В конференц-зале на возвышении стояла деревянная кафедра и рядом с ней электронная фисгармония. Мы с Элгой немного опоздали, и, когда уселись неподалеку от дверей, миссис уже толкала речугу. На английском, конечно, переводила редакторша, мадам Рында, на этот раз в темно-зеленом френче, брюках цвета хаки, шляпке типа фуражки, что делало ее немного похожей на Мао Цзэдуна. Во всяком случае, что-то вождистское в ней ощущалось. Дрессировка в «Торезе» еще не забылась, и я все понимала без перевода.
В зале было десятка четыре приглашенных, в основном дам возраста, приближающегося к неопределенному. Было видно, что дамский двухнедельник был для них чем-то вроде Библии: они точно следовали его указаниям в области моды — что носить, чем душиться, какие цацки на себя навешивать. Было понятно, что все они или почти все из одного прайда. Во всяком случае, фейсы почти у всех были одинаково усиленно-внимательные, как у школьниц, которым вдалбливают урок. Впрочем, больше всего это походило на взбучку, которую сержант задает новобранцам. Многие даже что-то записывали в блокнотики и держали на весу диктофончики, фиксируя каждое драгоценное слово, занесенное в темную Московию.
В миссис Мэрион Гиббс-Хофман было метра два росту.
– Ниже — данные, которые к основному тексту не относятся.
+        total += tile_cost[l] * L.tiles_total * L.mtiles_c * L.mtiles_kd * L.nchunks;
+    }
+    int pad = 0;
+    for (int l = 0; l < count; ++l) {
+        const GwLayer& L = P.L[l];
+        const int window = L.kind == 0 ? (L.m / 8 + 1) * L.plane_x : (L.m / 8) * kCtPlane;
+        const int over = window - max_stage;
+        pad = std::max(pad, over);
+    }
+    pad = (pad + 127) / 128 * 128;
+    P.stage_bytes = max_stage;
+    P.stages = std::min(kMaxStagesG, (kSmemBudgetG - pad - 2048) / max_stage);
+    FPL_REQUIRE(P.stages >= 2, "fpl_conv3d_wgrad_group: stage of %d bytes does not fit twice", max_stage);
+    P.tmem_cols = 32;
+    while (P.tmem_cols < max_cols) P.tmem_cols *= 2;
+    FPL_REQUIRE(P.tmem_cols <= 512, "fpl_conv3d_wgrad_group: %d TMEM columns", max_cols);
+    const int smem_bytes = P.stages * P.stage_bytes + pad + 1024 + 256;
+
+    const int ctas_max = std::min(FPL_NUM_SMS, kGroupCtas);
+    struct Item { double cost; int code; };
+    std::vector<Item> items;
+    for (double share = total / ctas_max / 2;; share *= 2) {
+        items.clear();
+        for (int l = 0; l < count; ++l) {
+            GwLayer& L = P.L[l];
+            const double layer_tiles = tile_cost[l] * L.tiles_total;
+            int split = (int)std::min<double>(L.tiles_total, std::max(1.0, std::ceil(layer_tiles / share)));
+            const int pairs = L.mtiles_c * L.mtiles_kd * L.nchunks;
+            while (split > 1 && pairs * split > 4096) --split;
+            FPL_REQUIRE(pairs * split <= 4096, "fpl_conv3d_wgrad_group: layer %d: %d M/N tiles", l, pairs);
+            L.split = split;
+            for (int b = 0; b < pairs * split; ++b) {
+                const int s = b % split;
+                const int nt = (int)(((int64_t)L.tiles_total * (s + 1)) / split - ((int64_t)L.tiles_total * s) / split);
+                items.push_back({nt * tile_cost[l] + epi_cost[l], (l << 12) | b});
+            }
+        }
+        if ((int)items.size() <= kGroupItems) break;
+    }
+    std::stable_sort(items.begin(), items.end(), [](const Item& a, const Item& b) { return a.cost > b.cost; });
+    const int ctas = std::min<int>(ctas_max, (int)items.size());
+    std::vector<double> load(ctas, 0.0);
+    std::vector<std::vector<uint16_t>> per(ctas);
+    for (const Item& it : items) {
+        const int c = (int)(std::min_element(load.begin(), load.end()) - load.begin());
+        load[c] += it.cost;
+        per[c].push_back((uint16_t)it.code);
+    }
+    int k = 0;
+    for (int c = 0; c < ctas; ++c) {
+        P.cta_begin[c] = (uint16_t)k;
+        for (uint16_t code : per[c]) P.item[k++] = code;
+    }
+    P.cta_begin[ctas] = (uint16_t)k;
+
+    FPL_CHECK_CUDA(cudaFuncSetAttribute(wgrad_group_kernel, cudaFuncAttributeMaxDynamicSharedMemorySize, smem_bytes));
+    fpl_launch(wgrad_group_kernel, ctas, kThreadsG, smem_bytes, (cudaStream_t)stream, P);
+    FPL_LAUNCH_CHECK();
+    return 0;
+}
diff --git a/fpl-plus_b200/csrc/conv_wgrad_tc.cu b/fpl-plus_b200/csrc/conv_wgrad_tc.cu
--- a/fpl-plus_b200/csrc/conv_wgrad_tc.cu
+++ b/fpl-plus_b200/csrc/conv_wgrad_tc.cu
@@ -1,5 +1,6 @@
 #include "common.cuh"
 #include "tc_ptx.cuh"
+#include "wgrad_cfg.cuh"
 #include "../../include/fplplus_b200.h"
 
 namespace {
@@ -12,20 +13,7 @@
 constexpr int kMaxStagesW = 8;
 constexpr int kSmemBudgetW = 220 * 1024;
 
-struct WgCfg {
-    int th, tw;
-    int nkd;
-    int c8chunk;
-    int mtiles_c, mtiles_kd;
-    int m;
-    int nb, nchunks;
-    int plane_x, plane_dy;
-    int dy_off;
-    int x_bytes, dy_bytes, stage_bytes, stages, pad_bytes, smem_bytes;
-    int tmem_cols;
-    int ndy;
-    int ncols;
-};
+}
 
 bool make_wg_cfg(int h, int w, int cin, int cout, int kd, int allow_m64, int allow_pair, WgCfg& c) {
     if (cin % 8 != 0 || (cout % 16 != 0 && cout != 8) || cin <= 0 || cout <= 0) return false;
@@ -71,6 +59,8 @@
     return c.tmem_cols <= 512;
 }
 
+namespace {
+
 struct WgParams {
     float* dw;
     float* dump;
@@ -255,6 +245,8 @@
 
 float* g_wg_dump = nullptr;
 
+}
+
 CUresult encode_5d(EncodeTiledFn encode, CUtensorMap* map, const void* base, int n, int d, int c8tot, int h, int w,
                    int box_w, int box_h, int box_c8, int box_d) {
     cuuint64_t gdim[5] = {(cuuint64_t)w * 2, (cuuint64_t)h, (cuuint64_t)c8tot, (cuuint64_t)d, (cuuint64_t)n};
@@ -265,8 +257,6 @@
     return encode(map, CU_TENSOR_MAP_DATA_TYPE_UINT64, 5, const_cast<void*>(base), gdim, gstr, box, estr,
                   CU_TENSOR_MAP_INTERLEAVE_NONE, CU_TENSOR_MAP_SWIZZLE_NONE, CU_TENSOR_MAP_L2_PROMOTION_L2_128B,
                   CU_TENSOR_MAP_FLOAT_OOB_FILL_NONE);
-}
-
 }
 
 bool fpl_wgrad_hs_eligible(int d, int h, int w, int cin, int cout, int kd, int taps);
diff --git a/fpl-plus_b200/csrc/convt_tc.cu b/fpl-plus_b200/csrc/convt_tc.cu
--- a/fpl-plus_b200/csrc/convt_tc.cu
+++ b/fpl-plus_b200/csrc/convt_tc.cu
@@ -1,20 +1,14 @@
 #include "common.cuh"
 #include "tc_ptx.cuh"
+#include "wgrad_cfg.cuh"
 #include "../../include/fplplus_b200.h"
 
 namespace {
 
-constexpr int kTH = 16, kTW = 8;
-constexpr int kPlane = kTH * kTW * 16;
+constexpr int kTH = kCtTH, kTW = kCtTW;
+constexpr int kPlane = kCtPlane;
 constexpr int kThreadsT = 192;
 constexpr int kMaxStagesT = 8;
-
-__device__ __forceinline__ void tma_load_4d(void* dst, const CUtensorMap* map, uint64_t* bar, int c0, int c1, int c2, int c3) {
-    asm volatile(
-        "cp.async.bulk.tensor.4d.shared::cluster.global.tile.mbarrier::complete_tx::bytes [%0], [%1, {%3, %4, %5, %6}], [%2];"
-        ::"r"(smem_u32(dst)), "l"(map), "r"(smem_u32(bar)), "r"(c0), "r"(c1), "r"(c2), "r"(c3)
-        : "memory");
-}
 
 struct CtParams {
     const __nv_bfloat16* image;
@@ -232,17 +226,6 @@
     }
 }
 
-CUresult encode_4d(EncodeTiledFn encode, CUtensorMap* map, const void* base, int64_t planes, int h, int w, int box_c8,
-                   int stride) {
-    cuuint64_t gdim[4] = {8, (cuuint64_t)w, (cuuint64_t)h, (cuuint64_t)planes};
-    cuuint64_t gstr[3] = {16, (cuuint64_t)w * 16, (cuuint64_t)h * w * 16};
-    cuuint32_t box[4] = {8, (cuuint32_t)(kTW * stride), (cuuint32_t)(kTH * stride), (cuuint32_t)box_c8};
-    cuuint32_t estr[4] = {1, (cuuint32_t)stride, (cuuint32_t)stride, 1};
-    return encode(map, CU_TENSOR_MAP_DATA_TYPE_BFLOAT16, 4, const_cast<void*>(base), gdim, gstr, box, estr,
-                  CU_TENSOR_MAP_INTERLEAVE_NONE, CU_TENSOR_MAP_SWIZZLE_NONE, CU_TENSOR_MAP_L2_PROMOTION_L2_128B,
-                  CU_TENSOR_MAP_FLOAT_OOB_FILL_NONE);
-}
-
 struct CtwParams {
     float* dw;
     int N, D, H, W, cin, cout, kd2, ntaps;
@@ -374,6 +357,17 @@
 
 }
 
+CUresult encode_4d(EncodeTiledFn encode, CUtensorMap* map, const void* base, int64_t planes, int h, int w, int box_c8,
+                   int stride) {
+    cuuint64_t gdim[4] = {8, (cuuint64_t)w, (cuuint64_t)h, (cuuint64_t)planes};
+    cuuint64_t gstr[3] = {16, (cuuint64_t)w * 16, (cuuint64_t)h * w * 16};
+    cuuint32_t box[4] = {8, (cuuint32_t)(kTW * stride), (cuuint32_t)(kTH * stride), (cuuint32_t)box_c8};
+    cuuint32_t estr[4] = {1, (cuuint32_t)stride, (cuuint32_t)stride, 1};
+    return encode(map, CU_TENSOR_MAP_DATA_TYPE_BFLOAT16, 4, const_cast<void*>(base), gdim, gstr, box, estr,
+                  CU_TENSOR_MAP_INTERLEAVE_NONE, CU_TENSOR_MAP_SWIZZLE_NONE, CU_TENSOR_MAP_L2_PROMOTION_L2_128B,
+                  CU_TENSOR_MAP_FLOAT_OOB_FILL_NONE);
+}
+
 extern "C" int64_t fpl_convt_weight_image_bytes(int cin, int cout, int kd2) {
     return (int64_t)cin * cout * 4 * kd2 * 2;
 }
@@ -491,6 +485,25 @@
                              stream);
 }
 
+bool make_ctw_cfg(int cin, int cout, int kd2, CtwCfg& c) {
+    if (cin % 8 != 0 || cout % 16 != 0 || cin <= 0 || cout <= 0 || (kd2 != 1 && kd2 != 2)) return false;
+    const int ntaps = 4 * kd2;
+    const int g_all = cin / 8;
+    c.mgroups = g_all < 16 ? g_all : 16;
+    if (g_all % c.mgroups != 0) return false;
+    c.mtiles = g_all / c.mgroups;
+    c.m = c.mgroups <= 8 ? 64 : 128;
+    c.nb = cout % 32 == 0 ? 32 : 16;
+    c.x_bytes = c.mgroups * kCtPlane;
+    if (2 * (c.x_bytes + ntaps * (c.nb / 8) * kCtPlane) > 200 * 1024 - (c.m / 8) * kCtPlane) c.nb = 16;
+    c.nchunks = cout / c.nb;
+    c.dy_tile_bytes = (c.nb / 8) * kCtPlane;
+    c.stage_bytes = c.x_bytes + ntaps * c.dy_tile_bytes;
+    c.stages = (200 * 1024 - (c.m / 8) * kCtPlane) / c.stage_bytes;
+    if (c.stages > kMaxStagesT) c.stages = kMaxStagesT;
+    return c.stages >= 2;
+}
+
 static int convt_wgrad_launch(const void* x, int x_c8tot, int x_c8off, const void* dy, int dy_c8tot, int dy_c8off,
                               float* dw, int n, int d, int h, int w, int cin, int cout, int kd2, void* stream, int tapmajor) {
     FPL_REQUIRE(kd2 == 1 || kd2 == 2, "fpl_convt_k2s2_wgrad_tc: kd2=%d must be 1 or 2", kd2);
@@ -500,20 +513,10 @@
     CtwParams P;
     P.dw = dw; P.N = n; P.D = d; P.H = h; P.W = w; P.cin = cin; P.cout = cout; P.kd2 = kd2; P.ntaps = 4 * kd2;
     P.x_c8tot = x_c8tot; P.x_c8off = x_c8off; P.dy_c8tot = dy_c8tot; P.dy_c8off = dy_c8off; P.tapmajor = tapmajor;
-    const int g_all = cin / 8;
-    P.mgroups = g_all < 16 ? g_all : 16;
-    FPL_REQUIRE(g_all % P.mgroups == 0, "fpl_convt_k2s2_wgrad_tc: cin=%d not tileable", cin);
-    P.mtiles = g_all / P.mgroups;
-    P.m = P.mgroups <= 8 ? 64 : 128;
-    P.nb = cout % 32 == 0 ? 32 : 16;
-    P.x_bytes = P.mgroups * kPlane;
-    if (2 * (P.x_bytes + P.ntaps * (P.nb / 8) * kPlane) > 200 * 1024 - (P.m / 8) * kPlane) P.nb = 16;
-    P.nchunks = cout / P.nb;
-    P.dy_tile_bytes = (P.nb / 8) * kPlane;
-    P.stage_bytes = P.x_bytes + P.ntaps * P.dy_tile_bytes;
-    P.stages = (200 * 1024 - (P.m / 8) * kPlane) / P.stage_bytes;
-    if (P.stages > kMaxStagesT) P.stages = kMaxStagesT;
-    FPL_REQUIRE(P.stages >= 2, "fpl_convt_k2s2_wgrad_tc: stage of %d bytes does not fit twice", P.stage_bytes);
+    CtwCfg c;
+    FPL_REQUIRE(make_ctw_cfg(cin, cout, kd2, c), "fpl_convt_k2s2_wgrad_tc: cin=%d / cout=%d not tileable", cin, cout);
+    P.mgroups = c.mgroups; P.mtiles = c.mtiles; P.m = c.m; P.nb = c.nb; P.nchunks = c.nchunks;
+    P.x_bytes = c.x_bytes; P.dy_tile_bytes = c.dy_tile_bytes; P.stage_bytes = c.stage_bytes; P.stages = c.stages;
     int cols = P.ntaps * P.nb;
     P.tmem_cols = 32;
     while (P.tmem_cols < cols) P.tmem_cols *= 2;
diff --git a/fpl-plus_b200/csrc/tc_ptx.cuh b/fpl-plus_b200/csrc/tc_ptx.cuh
--- a/fpl-plus_b200/csrc/tc_ptx.cuh
+++ b/fpl-plus_b200/csrc/tc_ptx.cuh
@@ -36,6 +36,12 @@
     asm volatile(
         "cp.async.bulk.tensor.3d.shared::cluster.global.tile.mbarrier::complete_tx::bytes [%0], [%1, {%3, %4, %5}], [%2];"
         ::"r"(smem_u32(dst)), "l"(map), "r"(smem_u32(bar)), "r"(c0), "r"(c1), "r"(c2)
+        : "memory");
+}
+__device__ __forceinline__ void tma_load_4d(void* dst, const CUtensorMap* map, uint64_t* bar, int c0, int c1, int c2, int c3) {
+    asm volatile(
+        "cp.async.bulk.tensor.4d.shared::cluster.global.tile.mbarrier::complete_tx::bytes [%0], [%1, {%3, %4, %5, %6}], [%2];"
+        ::"r"(smem_u32(dst)), "l"(map), "r"(smem_u32(bar)), "r"(c0), "r"(c1), "r"(c2), "r"(c3)
         : "memory");
 }
 __device__ __forceinline__ void tma_load_5d(void* dst, const CUtensorMap* map, uint64_t* bar, int c0, int c1, int c2, int c3,
diff --git a/fpl-plus_b200/csrc/wgrad_cfg.cuh b/fpl-plus_b200/csrc/wgrad_cfg.cuh
--- /dev/null
+++ b/fpl-plus_b200/csrc/wgrad_cfg.cuh
@@ -0,0 +1,31 @@
+#pragma once
+#include "tc_ptx.cuh"
+
+struct WgCfg {
+    int th, tw;
+    int nkd;
+    int c8chunk;
+    int mtiles_c, mtiles_kd;
+    int m;
+    int nb, nchunks;
+    int plane_x, plane_dy;
+    int dy_off;
+    int x_bytes, dy_bytes, stage_bytes, stages, pad_bytes, smem_bytes;
+    int tmem_cols;
+    int ndy;
+    int ncols;
+};
+bool make_wg_cfg(int h, int w, int cin, int cout, int kd, int allow_m64, int allow_pair, WgCfg& c);
+CUresult encode_5d(EncodeTiledFn encode, CUtensorMap* map, const void* base, int n, int d, int c8tot, int h, int w,
+                   int box_w, int box_h, int box_c8, int box_d);
+
+constexpr int kCtTH = 16, kCtTW = 8;
+constexpr int kCtPlane = kCtTH * kCtTW * 16;
+struct CtwCfg {
+    int mgroups, mtiles, m;
+    int nb, nchunks;
+    int x_bytes, dy_tile_bytes, stage_bytes, stages;
+};
+bool make_ctw_cfg(int cin, int cout, int kd2, CtwCfg& c);
+CUresult encode_4d(EncodeTiledFn encode, CUtensorMap* map, const void* base, int64_t planes, int h, int w, int box_c8,
+                   int stride);
diff --git a/fpl-plus_b200/lib.py b/fpl-plus_b200/lib.py
--- a/fpl-plus_b200/lib.py
+++ b/fpl-plus_b200/lib.py
@@ -37,6 +37,8 @@
     "fpl_conv3d_wgrad_tc_tapmajor": (_I, [_P, _I, _I, _P, _I, _I, _P] + [_I] * 7 + [_P]),
     "fpl_wgrad_tapmajor_to_dw_batch": (_I, [_I, ctypes.POINTER(c_void_p), ctypes.POINTER(c_void_p), ctypes.POINTER(_I),
                                             ctypes.POINTER(_I), ctypes.POINTER(_I), ctypes.POINTER(_I), _P]),
+    "fpl_conv3d_wgrad_group": (_I, [_I, ctypes.POINTER(_I), ctypes.POINTER(c_void_p), ctypes.POINTER(c_void_p),
+                                    ctypes.POINTER(c_void_p), _P]),
     "fpl_dsbn_eval_affine_batch": (_I, [_I] + [ctypes.POINTER(c_void_p)] * 7 + [ctypes.POINTER(_I), _F, _P]),
     "fpl_conv3d_tc_act": (_I, [_P, _I, _I, _P, _P, _I, _I] + [_I] * 7 + [_P, _P, _P, _F, _U, _U, _P, _P]),
     "fpl_conv3d_tc_dfold_act": (_I, [_P, _I, _I, _P, _P, _I, _I] + [_I] * 6 + [_P, _P, _P, _P]),
diff --git a/fpl-plus_b200/net.py b/fpl-plus_b200/net.py
--- a/fpl-plus_b200/net.py
+++ b/fpl-plus_b200/net.py
@@ -875,8 +875,12 @@
         if impl == "tc" and u.cin % 8 == 0 and u.cout % 16 == 0 and ops.is_sm100():
             if fold is not None:
                 scr = fold["alloc"](u.cout * u.cin * u.kd * 9)
-                call("fpl_conv3d_wgrad_tc_tapmajor", *xin.args(), ptr(dy), u.cout // 8, 0, ptr(scr), n, d, h, w, u.cin,
-                     u.cout, u.kd, stream_ptr())
+                if d * h * w <= fold["group_vox"]:
+                    fold["group"].append(((0, n, d, h, w, u.cin, u.cout, u.kd, *xin.args()[1:], u.cout // 8, 0),
+                                          xin.args()[0], ptr(dy), ptr(scr)))
+                else:
+                    call("fpl_conv3d_wgrad_tc_tapmajor", *xin.args(), ptr(dy), u.cout // 8, 0, ptr(scr), n, d, h, w, u.cin,
+                         u.cout, u.kd, stream_ptr())
                 fold["pending"].append((scr, dw, u.cout, u.cin, u.kd * 9))
                 return
             call("fpl_conv3d_wgrad_tc", *xin.args(), ptr(dy), u.cout // 8, 0, ptr(dw), n, d, h, w, u.cin, u.cout,
@@ -921,9 +925,21 @@
                 t = scratch[cursor[0]:cursor[0] + numel]
                 cursor[0] += (numel + 3) // 4 * 4
                 return t
-            fold = {"alloc": alloc, "pending": []}
+            group_vox = geo[2][0] * geo[2][1] * geo[2][2] if len(geo) > 2 else 0
+            fold = {"alloc": alloc, "pending": [], "group": [], "group_vox": group_vox}
+
+        def flush_group():
+            if fold is None or not fold["group"]:
+                return
+            part = fold["group"]
+            m = len(part)
+            desc = (ctypes.c_int * (12 * m))(*[v for t in part for v in t[0]])
+            arrs = [(ctypes.c_void_p * m)(*[t[k] for t in part]) for k in (1, 2, 3)]
+            call("fpl_conv3d_wgrad_group", m, desc, *arrs, stream_ptr())
+            fold["group"] = []
 
         def flush_fold():
+            flush_group()
             if fold is None or not fold["pending"]:
                 return
             self._join_aux()
@@ -1033,8 +1049,12 @@
                      *glow.args(), n, dl, hl, wl, c_low, c, kd2, st)
                 if fold is not None:
                     scr = fold["alloc"](c_low * c * 4 * kd2)
-                    call("fpl_convt_k2s2_wgrad_tc_tapmajor", *low.args(), ptr(dcat.buf), 2 * c // 8, c // 8, ptr(scr),
-                         n, dl, hl, wl, c_low, c, kd2, st)
+                    if dl * hl * wl <= fold["group_vox"]:
+                        fold["group"].append(((1, n, dl, hl, wl, c_low, c, kd2, *low.args()[1:], 2 * c // 8, c // 8),
+                                              low.args()[0], ptr(dcat.buf), ptr(scr)))
+                    else:
+                        call("fpl_convt_k2s2_wgrad_tc_tapmajor", *low.args(), ptr(dcat.buf), 2 * c // 8, c // 8, ptr(scr),
+                             n, dl, hl, wl, c_low, c, kd2, st)
                     fold["pending"].append((scr, grads[trans.weight], c, c_low, -4 * kd2))
                 else:
                     call("fpl_convt_k2s2_wgrad_tc", *low.args(), ptr(dcat.buf), 2 * c // 8, c // 8, ptr(grads[trans.weight]),
@@ -1062,6 +1082,8 @@
                 g_pool = self._unit_bwd(u1, r1, g, None, None, 0, n, ws, small, grads, True, fold)
             else:
                 self._unit_bwd(u1, r1, g, None, None, 0, n, ws, small, grads, False, fold)
+            if i == 0 or fold is None or geo[i - 1][0] * geo[i - 1][1] * geo[i - 1][2] > fold["group_vox"]:
+                flush_group()
             done += 10
             fire(done)
         assert done == len(params)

И я бы никогда не решилась назвать ее старушкой. Будто из дерева вырезанное лицо, без следа подтяжек, было сухо-гладким и коричневым от загара, словно она явилась сюда прямо с каких-нибудь жарких Гавайев. Голову покрывал седой пушок, но, по-моему, она ее брила, как боксер. Белоснежный оскал был сработан лучшими дантистами планеты. Но главное — миссис излучала совершенно бешеную, свирепую энергию. Насколько я не забыла инглиша, на прямой мат она не переходила, умело балансируя на грани площадной ругани.
Мне кажется, она вела бы себя точно так же и в каких-нибудь джунглях, растолковывая беременным пигмейкам, какие они идиотки. Во всяком случае, она стреляла, как из пулемета, рявкающим полулаем, коротко и безапелляционно. И коротенький синий балахон-платье развевался на ее остове, как флаг на древке, водруженный над нецивилизованной территорией.
Ни о каком бизнесе речь не шла. Речь шла о священной битве девочек, девиц, молодых женщин, матрон и бабулек Штатов за свои права. Оказалось, что миссис Мэрион Гиббс-Хофман представляла в нашей занюханной Москве некий орден новых амазонок, то есть плюс ко всему еще и рулила собственным движением, которое называлось, кажется, «Дочери Евы». А ярилась миссис оттого, что отечественные дамы по наивности представляют себе Штаты раем небесным и понятия не имеют о тех нечеловеческих условиях, в которых пребывают среднеамериканская бабулька, матрона, молодая семейная женщина, девица на выданье и даже невинная девочка, стонущие под гнетом тех самых, которые в брюках и которые стремятся только к одному, движимые инстинктом: распять, впихнуть и унизить…
За ее спиной у стены стояли три «Евиных дочки», которых она привезла с собой в Москву, но молоденькие. В таких же зеленовато-синих форменных балахончиках и в пилотках с непонятными вензелями. Они держали в руках какие-то книжечки. Одна из них, убойно красивая негритяночка, с чуть вывернутыми алыми губами, сероглазая, еще подросток, жевала резинку и с любопытством разглядывала этих русских теток, которые сияли бирюльками, как елки, и которых надо было обращать в свою веру. Я огляделась и поняла, что почти никого из настоящих деловых женщин здесь нет. Очевидно, в отличие от меня, они просекли, что будет нести пророчица. И если не считать одной рестораторши и знакомой мне директрисы известного охранного агентства, тут собрались в основном вольные читательницы двухнедельника, из тех, кого Элга именовала «нюшками», то есть жены именитых супругов или их подруги.
То, о чем громыхала миссис, им нравилось. Всегда приятно слышать, что кому-то гораздо хуже, чем тебе. Но главное, что, оказывается, там, за океаном, бравые американочки уже пробили то, чего не пробили мы: кадрово служили в пехоте, авиации и даже на флоте, рулили банками и предприятиями, держали супругов в ежовых рукавицах и чуть что — волокли мужика в суд, поскольку даже заинтересованный взгляд какого-нибудь забывшегося бедолаги на твои титьки или коленки, тем паче комплимент, сказанный на ушко, закон расценивает как посягательство на невинность, честь и достоинство, и не один работодатель, ухвативший за задницу в своем офисе секретаршу, уже тянет срок или выплачивает моральную компенсацию, каковая позволяет оскорбленной телке пережить это ужасное унижение.